The finding of the court was that both the 1099-MISCs and the W-2s were fraudulent. Right off, that kind of seems like overkill, because by the time the complaint in the case was filed, the 1099-MISC had been corrected to zero. When it comes to attributing the AR and WIP to employment agreements rather than a stock distribution, a nominal amount had been assigned to the stock in the agreement. That the IRS had allowed a different result on audit does not make the contrary position fraudulent.
What really is troubling in the decision is that the plaintiff’s expert convinced the court that there was no requirement to issue an information return for a minority shareholder stock redemption. Regulation 1.6043-2 requires that a 1099 needs to be issued for liquidation payments above $600. Granted that would be a 1099-DIV, but picking the wrong form based on a reasonable position does not constitute fraud. The decision was based on the notion that there was no reporting requirement at all.

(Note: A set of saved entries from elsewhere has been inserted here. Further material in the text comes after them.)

int wvn_gemm_a384_x3_launch(const GemmBf16Params& g, int epi, hipStream_t st) {
  const bool lna = g.ln_x != nullptr;
  if (g.K != KD || g.ldw != KD || (g.N % BNT) != 0 || g.M <= 0 || !g.W || !g.W_lo) return WVN_ERR_ARG;
  if (!lna && (!g.A || !g.A_lo || (g.lda % 8) != 0 || (((uintptr_t)g.A | (uintptr_t)g.A_lo) & 15))) return WVN_ERR_ARG;
  if (((uintptr_t)g.W | (uintptr_t)g.W_lo) & 15) return WVN_ERR_ARG;
  if (g.W_lo <= g.W || (size_t)(g.W_lo - g.W) + (size_t)g.N * KD >= (1ull << 30)) return WVN_ERR_ARG;
  X384Params p{};
  p.A = g.A; p.A_lo = g.A_lo; p.lda = g.lda; p.W = g.W; p.w_plane = (size_t)(g.W_lo - g.W); p.bias = g.bias;
  p.C = g.C; p.C_lo = g.C_lo; p.ldc = g.ldc; p.M = g.M; p.N = g.N;
  p.heads = g.heads; p.npad = g.npad; p.ntok_s = g.ntok_s; p.q_scale = g.q_scale != 0.f ? g.q_scale : 1.f; p.f16_out = g.qkv_f16;
  p.ls = g.ls; p.dbg = g.dbg;
  p.ln_x = g.ln_x; p.ln_ldx = g.ln_ldx; p.ln_stats = g.ln_stats; p.ln_g = g.ln_g; p.ln_b = g.ln_b;
  switch (epi) {
    case EPI_GELU_BF16:
      if (!g.C || !g.C_lo || (g.ldc % 8) != 0 || (((uintptr_t)g.C | (uintptr_t)g.C_lo) & 15) || (size_t)g.M * g.ldc * 2 >= (1ull << 31)) return WVN_ERR_ARG;
      return launch<X_GELU>(p, st);
    case EPI_GELU_FRAG:
      if (!g.C || !g.C_lo || g.ldc != g.N || (((uintptr_t)g.C | (uintptr_t)g.C_lo) & 15) || ((size_t)g.M + 32) * g.ldc * 2 >= (1ull << 31)) return WVN_ERR_ARG;
      return launch<X_GELU_FRAG>(p, st);
    case EPI_BF16:
      if (!g.C || !g.C_lo || (g.ldc % 8) != 0 || (((uintptr_t)g.C | (uintptr_t)g.C_lo) & 15) || (size_t)g.M * g.ldc * 2 >= (1ull << 31)) return WVN_ERR_ARG;
      return launch<X_PLANES>(p, st);
    case EPI_RESID_F32:
    case EPI_ACCUM_F32:
      if (!g.C || (g.ldc % 4) != 0 || ((uintptr_t)g.C & 15) || (size_t)g.M * g.ldc * 4 >= (1ull << 31)) return WVN_ERR_ARG;
      return launch<X_RESID>(p, st);
    case EPI_QKV: {
      if (g.N != 3 * g.heads * 64 || !g.q || !g.k || !g.vt || (g.ntok_s % 16) || (g.M % 16) || (g.npad % 16)) return WVN_ERR_ARG;
      if (!g.qkv_f16 && (!g.q_lo || !g.k_lo || !g.vt_lo)) return WVN_ERR_ARG;
      const uintptr_t lo = std::min({(uintptr_t)g.q, (uintptr_t)g.k, (uintptr_t)g.vt});
      const uintptr_t hi = std::max({(uintptr_t)g.q, (uintptr_t)g.k, (uintptr_t)g.vt});
      const size_t one = (size_t)(g.M / (g.ntok_s > 0 ? g.ntok_s : 1)) * g.heads * g.npad * 64 * 2;
      if (hi - lo + one >= (1ull << 31)) return WVN_ERR_ARG;
      p.qkv_base = (bf16_t*)lo; p.q_off = (unsigned)((uintptr_t)g.q - lo); p.k_off = (unsigned)((uintptr_t)g.k - lo);
      p.v_off = (unsigned)((uintptr_t)g.vt - lo); p.qkv_bytes = (unsigned)(hi - lo + one);
      if (g.qkv_f16 && g.q_lo) {
        if ((uintptr_t)g.q_lo < p.q_off) return WVN_ERR_ARG;
        p.qkv_base_lo = (bf16_t*)((uintptr_t)g.q_lo - p.q_off);
        p.q_lo_f16 = 1;
      }
      if (!g.qkv_f16) {
        const uintptr_t lo2 = std::min({(uintptr_t)g.q_lo, (uintptr_t)g.k_lo, (uintptr_t)g.vt_lo});
        if ((uintptr_t)g.q_lo - lo2 != p.q_off || (uintptr_t)g.k_lo - lo2 != p.k_off || (uintptr_t)g.vt_lo - lo2 != p.v_off) return WVN_ERR_ARG;
        p.qkv_base_lo = (bf16_t*)lo2;
      }
      const int D = g.heads * 64;
      if (!g_x384_split_qkv || lna) return g.qkv_f16 ? launch<X_QKV_F16>(p, st) : launch<X_QKV>(p, st);
      p.N = 2 * D;
      const int rc = g.qkv_f16 ? launch<X_QK_F16>(p, st) : launch<X_QK>(p, st);
      if (rc != WVN_OK) return rc;
      p.W = g.W + (size_t)2 * D * KD;
      p.bias = g.bias ? g.bias + 2 * D : nullptr;
      p.N = D;
      return g.qkv_f16 ? launch<X_V_F16>(p, st) : launch<X_V>(p, st);
    }
    default: return WVN_ERR_ARG;
  }
}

The third pair of 1099s was not included in the original complaint because the forms were issued during the litigation. They arose out of the settlement of another lawsuit between the parties. The payment of $75,000 was made by an insurance company acting as an agent for the PSC. The argument there is about where the obligation to file arises. Mr. Waldman hurt himself in the litigation by attaching nasty notes to those 1099s. I rate that as unwise, but not fraudulent.
Ed Zollars also covered the appellate decision and like me did not question it. He did have one comment that I think is the practical lesson from this case – “Acrimony in litigation is not at all unusual, and advisers may find clients who want to “turn in” the opposition in a case to the IRS. This case serves as a cautionary tale about the risks of doing so“. Both sides complained to the IRS about the other and nothing good is likely to come of that. Still, much as I think some of Mr. Waldman’s behavior might have been unwise, I don’t see the reporting as fraudulent.
The other lesson that might be here is that given the threat of Code Section 7434 and how unpredictable an outcome in it might be, it would probably be a good idea to specify in the final agreement all reporting that will be done when contentious business litigation is settled.